OTTAWA — Taking any public health measures to ban or control bisphenol A — as Canada recently did — is premature since evidence of its alleged health risks is not strong enough, the World Health Organization said Tuesday.
An international panel of 30 experts including Canadians reviewed the latest studies on the impact of the chemical, also known as BPA, which is frequently used in food containers and packages. The experts found that BPA, which has been linked to serious health problems, is mostly eliminated through urine and doesn’t accumulate in the body.
Circulating levels of BPA in the human body were found to be very low, “indicating that BPA is not accumulated in the body and is rapidly eliminated through urine,” WHO said in a statement.
Recent experiments have made a connection between low levels of BPA in the body and such adverse health effects as prostate and breast cancer.
“It is difficult to interpret the relevance of these studies in the light of current knowledge of this compound,” the statement read. “Until these associations can be confirmed, initiation of public health measures would be premature.”
Canada added BPA to the national list of toxic substances in October, about two years after becoming the first country in the world to ban BPA in baby bottles. The ban came after concluding that the estrogen-mimicking substance could eventually lead to health problems.

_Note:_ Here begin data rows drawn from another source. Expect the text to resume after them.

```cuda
int step_core(oww_ctx* ctx, const int16_t* d_pcm, int64_t pcm_stride, int n_chunks, float* d_scores, int out_stride,
              cudaStream_t s) {
    const int B = ctx->n_streams;
    if (B <= 0) return oww_fail(ctx, OWW_EINVAL, "oww_set_streams has not been called");
    if (n_chunks < 1 || n_chunks > ctx->cfg.max_chunks)
        return oww_fail(ctx, OWW_EINVAL, "n_chunks=%d outside [1,%d]", n_chunks, ctx->cfg.max_chunks);
    if (!ctx->mel_loaded || !ctx->emb_loaded) return oww_fail(ctx, OWW_EINVAL, "weights not loaded");
    int rc;
    const long slot = ctx->timing ? ctx->ev_steps % ctx->ev_slots : 0;
    cudaEvent_t* ev = ctx->timing ? &ctx->ev[4 * slot] : nullptr;
    const bool inc = ctx->cfg.cnn_mode == OWW_CNN_TC_INCREMENTAL;
    const FeatSrc fs0{ctx->d_feat_ring, (int64_t)ctx->feat_rows * 96, ctx->d_feat_count, ctx->feat_rows - 1, 0};

    if (inc && n_chunks == 1 && oww_fused_frontend_supported(ctx)) {
        const bool heads_inside = oww_fused_heads_supported(ctx);
        if (ev) OWW_CUDA(ctx, cudaEventRecord(ev[1], s));
        if ((rc = oww_fused_step(ctx, d_pcm, pcm_stride, d_scores, out_stride, heads_inside, s))) return rc;
        if (ctx->late_active) {
            if ((rc = oww_late_chain(ctx, ctx->d_emb_tmp, s))) return rc;
            if ((rc = oww_feat_append(ctx, ctx->d_emb_tmp, 1, s))) return rc;
        }
        if (ev) OWW_CUDA(ctx, cudaEventRecord(ev[2], s));
        if (heads_inside) oww_feat16_invalidate(ctx);
        else if ((rc = oww_feat16_advance(ctx, 1, s))) return rc;
        if (!heads_inside && (rc = oww_heads_all(ctx, fs0, B, d_scores, out_stride, 0, s))) return rc;
        if (ev) {
            if (heads_inside) ctx->ev_fused[slot] = 1;
            else { OWW_CUDA(ctx, cudaEventRecord(ev[3], s)); ctx->ev_fused[slot] = 2; }
            ctx->ev_steps++;
        }
        return OWW_OK;
    }

    if (ev) { OWW_CUDA(ctx, cudaEventRecord(ev[0], s)); ctx->ev_fused[slot] = 0; }
    MelLaunch m{d_pcm, pcm_stride, n_chunks * OWW_SAMPLES_PER_CHUNK, ctx->d_tail, ctx->d_seen, ctx->d_mel_ring,
                (int64_t)ctx->mel_rows * 32, ctx->mel_rows - 1, ctx->d_mel_count, B, 1, n_chunks};
    if ((rc = oww_mel_launch(ctx, m, s))) return rc;
    if (ev) OWW_CUDA(ctx, cudaEventRecord(ev[1], s));
    WindowSrc ws{ctx->d_mel_ring, (int64_t)ctx->mel_rows * 32, ctx->d_mel_count, ctx->mel_rows - 1, B, n_chunks};
    if (inc) {
        for (int i = 0; i < n_chunks; ++i)
            if ((rc = oww_cnn_inc_step(ctx, 8 * (n_chunks - 1 - i), ctx->d_emb_tmp + (size_t)i * B * 96, s))) return rc;
    } else {
        if ((rc = oww_cnn_window(ctx, ws, B * n_chunks, ctx->d_emb_tmp, s, false))) return rc;
    }
    if ((rc = oww_feat_append(ctx, ctx->d_emb_tmp, n_chunks, s))) return rc;
    if (ev) OWW_CUDA(ctx, cudaEventRecord(ev[2], s));
    if ((rc = oww_feat16_advance(ctx, n_chunks, s))) return rc;
    for (int i = n_chunks - 1; i >= 0; --i) {
        FeatSrc fs = fs0; fs.back = i;
        if ((rc = oww_heads_all(ctx, fs, B, d_scores, out_stride, i != n_chunks - 1, s))) return rc;
    }
    if (ev) { OWW_CUDA(ctx, cudaEventRecord(ev[3], s)); ctx->ev_steps++; }
// ... 648 lines not shown
```

### openwakeword_b200/csrc/cnn_tc.cu

```cuda
#include "oww_internal.h"
#include "tc_common.cuh"
#include <cmath>
#include <cstring>

namespace {

struct Tc0Args {
    WindowSrc src;
    int n_windows; int T_out;
    const float* w; const float* scale; const float* bias;
    __half* out; int64_t plane;
};

__global__ void __launch_bounds__(256) tc_conv0_kernel(Tc0Args a) {
    __shared__ float s_w[9 * 24];
    __shared__ float s_s[24], s_b[24];
    for (int i = threadIdx.x; i < 9 * 24; i += 256) s_w[i] = a.w[i];
    if (threadIdx.x < 24) { s_s[threadIdx.x] = a.scale[threadIdx.x]; s_b[threadIdx.x] = a.bias[threadIdx.x]; }
    __syncthreads();
    constexpr int Wp = 33;
    const int T = a.T_out;
    const int64_t total = (int64_t)a.n_windows * T * Wp;
    for (int64_t p = (int64_t)blockIdx.x * 256 + threadIdx.x; p < total; p += (int64_t)gridDim.x * 256) {
        const int f = (int)(p % Wp);
// ... 269 lines not shown
                    if (po == 0) o[(int64_t)g * a.out_plane - 1] = make_uint4(0, 0, 0, 0);
                    if (a.out_split) {
                        o[(int64_t)(a.cg_out + g) * a.out_plane] = *reinterpret_cast<uint4*>(l);
                        if (po == 0) o[(int64_t)(a.cg_out + g) * a.out_plane - 1] = make_uint4(0, 0, 0, 0);
                    }
#pragma unroll
                    for (int kk = 0; kk < 2; ++kk)
                        if (a.out_b[kk]) {
                            uint4* ob = reinterpret_cast<uint4*>(a.out_b[kk]) + kGuard + (int64_t)n * a.out_T * Wp +
                                        (int64_t)(t + a.out_b_toff[kk]) * Wp + f;
                            ob[(int64_t)g * a.out_plane] = *reinterpret_cast<uint4*>(h);
                            if (a.out_split) ob[(int64_t)(a.cg_out + g) * a.out_plane] = *reinterpret_cast<uint4*>(l);
                        }
                }
            }
        }
    }
    tc_fence_before();
    __syncthreads();
    if (warp == 1) {
        tc_fence_after();
        asm volatile("tcgen05.dealloc.cta_group::1.sync.aligned.b32 %0, %1;" ::"r"(tmem_base), "r"(256));
    }
}

struct TcBlkArgs {
    const __half* in; LateLay lay;
    const __half* w; const float* scale; const float* bias;
    int n, W, rows_new;
    int m_valid, tap;
    int pool_f;
    int cg_in, cg_out, apply_act, n_tiles;
    float* out_f32;
    __half* out[3]; int out_toff[3];
    LateLay out_lay;
    int64_t out_plane;
};
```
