# leaner-forever/SEGS-SLAM

Hardware: AMD Instinct MI355X
Metric: mapper train-iters/sec (fwd+bwd raster) (higher is better)
Workload: dtype f32; 1 GPU; 1080p_3m: 3000000 Gaussians, 1920x1080, 1 keyframe per GPU, fwd+bwd raster; P=3000000, P_visible=2096178, num_rendered=10472370, instances_binned=7913347, instances_live=6766534, width=1920, height=1080, parallelism=keyframe-dp1, forward=resident (no host sync), hipgraph=off

## Files before the change

include/segs_raster.h:

```cpp
#ifndef SEGS_RASTER_H_
#define SEGS_RASTER_H_

#include <stddef.h>
#include <stdint.h>

#ifdef __cplusplus
extern "C" {
#endif

#define SEGS_OK 0
#define SEGS_ERR_INVALID_ARGUMENT (-1)
#define SEGS_ERR_UNSUPPORTED (-2)
#define SEGS_ERR_ALLOC (-3)

typedef char* (*segs_alloc_fn)(void* ctx, size_t bytes);

const char* segs_last_error(void);

#define SEGS_RASTER_SKIP_NONPOSITIVE_OPACITY 1u
#define SEGS_RASTER_KEEP_DEAD_INSTANCES 2u
#define SEGS_RASTER_GATHER_TILES_TOUCHED 4u
#define SEGS_RASTER_TEST_NARROW_PACK 8u
#define SEGS_RASTER_UNFUSED_BINNING 16u
#define SEGS_RASTER_TIGHT_BINNING 32u
#define SEGS_RASTER_MFMA_MOMENTS 64u
#define SEGS_RASTER_NO_WRITTEN_BYTES 128u
uint32_t segs_raster_set_flags(uint32_t flags);

uint32_t* segs_raster_set_status_mirror(uint32_t* host_mapped_status);

size_t segs_geometry_bytes(int P);
size_t segs_image_bytes(int width, int height);
size_t segs_binning_bytes(int num_rendered);

int segs_rasterize_forward(segs_alloc_fn geometry_alloc, void* geometry_ctx,
                           segs_alloc_fn binning_alloc, void* binning_ctx,
                           segs_alloc_fn image_alloc, void* image_ctx,
                           int P, int D, int M,
                           const float* background, int width, int height,
                           const float* means3D, const float* shs, const float* colors_precomp,
                           const float* opacities, const float* scales, float scale_modifier,
                           const float* rotations, const float* cov3D_precomp,
                           const float* viewmatrix, const float* projmatrix, const float* cam_pos,
                           float tan_fovx, float tan_fovy, int prefiltered,
                           float* out_color, int* radii, void* stream, int* num_rendered);

int segs_rasterize_backward(int P, int D, int M, int R,
                            const float* background, int width, int height,
                            const float* means3D, const float* shs, const float* colors_precomp,
                            const float* scales, float scale_modifier, const float* rotations,
                            const float* cov3D_precomp, const float* viewmatrix, const float* projmatrix,
                            const float* campos, float tan_fovx, float tan_fovy, const int* radii,
                            char* geom_buffer, char* binning_buffer, char* image_buffer,
                            const float* dL_dpix, float* dL_dmean2D, float* dL_dconic, float* dL_dopacity,
                            float* dL_dcolor, float* dL_dmean3D, float* dL_dcov3D, float* dL_dsh,
                            float* dL_dscale, float* dL_drot, void* stream);

int segs_visible_filter(int P, int M, int width, int height, const float* means3D, const float* scales,
                        float scale_modifier, const float* rotations, const float* cov3D_precomp,
                        const float* viewmatrix, const float* projmatrix, float tan_fovx, float tan_fovy,
                        int prefiltered, int* radii, void* stream);

int segs_visible_filter_log_scales(int P, int width, int height, const float* means3D, const float* scaling_log, int stride,
                                   const float* rotations, const float* viewmatrix, const float* projmatrix, float tan_fovx,
                                   float tan_fovy, int* radii, void* stream);

int segs_mark_visible(int P, const float* means3D, const float* viewmatrix, const float* projmatrix,
                      uint8_t* present, void* stream);

int segs_project2_image(int P, int D, int M, int width, int height, const float* means3D, const float* shs,
                        const float* colors_precomp, const float* opacities, const float* scales,
                        float scale_modifier, const float* rotations, const float* cov3D_precomp,
                        const float* viewmatrix, const float* projmatrix, const float* cam_pos,
                        float tan_fovx, float tan_fovy, int prefiltered, float* out_color, float* points_image,
                        int* radii, void* stream);

int segs_debug_unpack_geometry(const char* geom_buffer, int P, const int* radii, float* means2D ,
                               float* conic_opacity , float* depths , uint32_t* tiles_touched ,
                               uint32_t* point_offsets , float* rgb , void* stream);
// ... 147 lines not shown
```

segs-slam_amd/csrc/capi.hip:

```cpp
#include <hip/hip_runtime.h>
#include <cstdio>
#include <cstdlib>
#include <algorithm>
#include <cstring>
#include <string>
#include <vector>
#include "../../include/segs_raster.h"
#include "gs_layout.h"
#include "kernels.h"
#include "capi_args.h"

using namespace segs;

namespace {
thread_local std::string g_err;
}
int segs::set_error(int code, const char* what) {
  g_err = what;
  return code;
}
int segs::set_hip_error(hipError_t e, const char* where) {
  g_err = std::string(where) + ": " + hipGetErrorString(e);
  return (int)e > 0 ? (int)e : 1;
}
// ... 238 lines not shown
  PROF(K_RENDER_FWD);
  if (dout && (dout->depth || dout->alpha))
    render_fwd_depth_kernel<<<V.tiles, 256, 0, st>>>(S.ranges(), S.point_list(), V.width, V.height, S.G.rec(), background, S.final_T(),
                                                     S.n_contrib(), out_color, dout->depth, dout->alpha);
  else
    render_fwd_kernel<<<V.tiles, 256, 0, st>>>(S.ranges(), S.point_list(), V.width, V.height, S.G.rec(), background, S.final_T(), S.n_contrib(),
                                               out_color);
  LAUNCH_TRY("render_fwd_kernel");
  return SEGS_OK;
}

int launch_render_bwd(const Scratch& S, const View& V, const float* background, const float* dL_dpix, const segs_depth_grads* dgrad,
                      uint8_t* written, hipStream_t st) {
  PROF(K_RENDER_BWD);
  const uint32_t grid = (V.tiles + 7) / 8 * 32;
  if (dgrad && (dgrad->dL_ddepth || dgrad->dL_dalpha)) {
    render_bwd_depth_kernel<<<grid, 64, 0, st>>>(S.ranges(), S.point_list(), V.width, V.height, S.G.rec(), background, S.final_T(),
                                                 S.n_contrib(), dL_dpix, S.G.gacc(), V.tiles, dgrad->dL_ddepth, dgrad->dL_dalpha, written);
    LAUNCH_TRY("render_bwd_depth_kernel");
    return SEGS_OK;
  }
  static const bool mfma_env = [] { const char* e = getenv("SEGS_RENDER_BWD_MFMA"); return e && e[0] == '1'; }();
  ((mfma_env || (g_flags & SEGS_RASTER_MFMA_MOMENTS)) ? render_bwd_mfma_kernel : render_bwd_kernel)<<<grid, 64, 0, st>>>(
      S.ranges(), S.point_list(), V.width, V.height, S.G.rec(), background, S.final_T(), S.n_contrib(), dL_dpix, S.G.gacc(), V.tiles, written);
  LAUNCH_TRY("render_bwd_kernel");
  return SEGS_OK;
}

int camera_grads_begin(const segs_camera_grads* cam, const float* shs, bool empty, hipStream_t st, bool* live) {
  *live = false;
  if (!cam) return SEGS_OK;
  if (!cam->dL_dviewmatrix || !cam->dL_dprojmatrix || !cam->temp) return fail(SEGS_ERR_INVALID_ARGUMENT, "segs_camera_grads: null field");
  if (shs) return fail(SEGS_ERR_INVALID_ARGUMENT, "camera gradients need colors_precomp: the SH colours depend on campos, which they do not cover");
  if (empty) {
    HIP_TRY(hipMemsetAsync(cam->dL_dviewmatrix, 0, 16 * sizeof(float), st));
    HIP_TRY(hipMemsetAsync(cam->dL_dprojmatrix, 0, 16 * sizeof(float), st));
    return SEGS_OK;
  }
  *live = true;
  return SEGS_OK;
}
float* camera_partials(const segs_camera_grads* cam) { return (float*)align_ptr(cam->temp); }
int camera_grads_finish(const segs_camera_grads* cam, int nblocks, hipStream_t st) {
  camera_grad_reduce_kernel<<<1, 960, 0, st>>>(camera_partials(cam), nblocks, cam->dL_dviewmatrix, cam->dL_dprojmatrix);
  LAUNCH_TRY("camera_grad_reduce_kernel");
  return SEGS_OK;
}

int launch_preprocess_bwd(const Gaussians& g, const View& V, const int* radii, const GradOutputs& o, const PerGaussianBwd& m, hipStream_t st) {
  const bool depth = m.depth || m.dz_in;
  auto* const kernel = m.cam ? (depth ? preprocess_bwd_kernel<true, true> : preprocess_bwd_kernel<false, true>)
                             : (depth ? preprocess_bwd_kernel<true, false> : preprocess_bwd_kernel<false, false>);
  const int nblocks = (g.P + 255) / 256;
  kernel<<<nblocks, 256, 0, st>>>(g.P, g.means3D, radii, g.kernel_scales(), g.rotations, g.scale_modifier, g.cov3D_precomp, V.viewmatrix,
                                  V.projmatrix, V.focal_x, V.focal_y, V.tan_fovx, V.tan_fovy, m.gacc, (float)V.width, (float)V.height,
                                  o.dL_dmean2D, o.dL_dconic, o.dL_dopacity, o.dL_dcolor, o.dL_dmean3D, o.dL_dcov3D, o.dL_dscale, o.dL_drot,
                                  m.clean_gacc ? 1 : 0, m.dz_in, m.cam ? camera_partials(m.cam) : nullptr, m.written);
  LAUNCH_TRY("preprocess_bwd_kernel");
  return m.cam ? camera_grads_finish(m.cam, nblocks, st) : SEGS_OK;
}
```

The industrial chemical is used primarily in producing polycarbonate plastic and epoxy resins for food containers, water bottles and protective linings for canned food and beverages.
Environmental Defence, a non-profit environmental organization, had spent five years leading the lobby campaign for the toxic designation. And they say Canada should continue on its path to rid all products of BPA, despite the report from WHO.
“We already knew that BPA passes through the body,” the organization’s executive director Rick Smith said. “But the fact that studies still show it present in nine out of 10 people means that it is getting in just as fast, and doing damage while it is there. We therefore must remove BPA from ubiquitous items such as tin can linings so that we are not marinating in the stuff.”
The panel of experts also confirmed a widely held belief that food is “by far” the main source of BPA. The chemical leaches into food from its plastic or metal packaging, the statement said.
Other less important sources of BPA are house dust, soil or toys, dental treatments and thermal papers, such as cash register receipts, the report said.
Several countries have followed Canada’s lead since Ottawa announced the ban on baby bottles containing BPA; bills addressing the chemical having been introduced in U.S. Congress, Belgium and the United Kingdom, Smith said.
The meeting of international experts was organized by WHO jointly with the Food and Agriculture Organization of the United Nations, with the support of the European Food Safety Authority, Health Canada, the U.S. National Institute of Environmental Health Sciences and the U.S. Food and Drug Administration.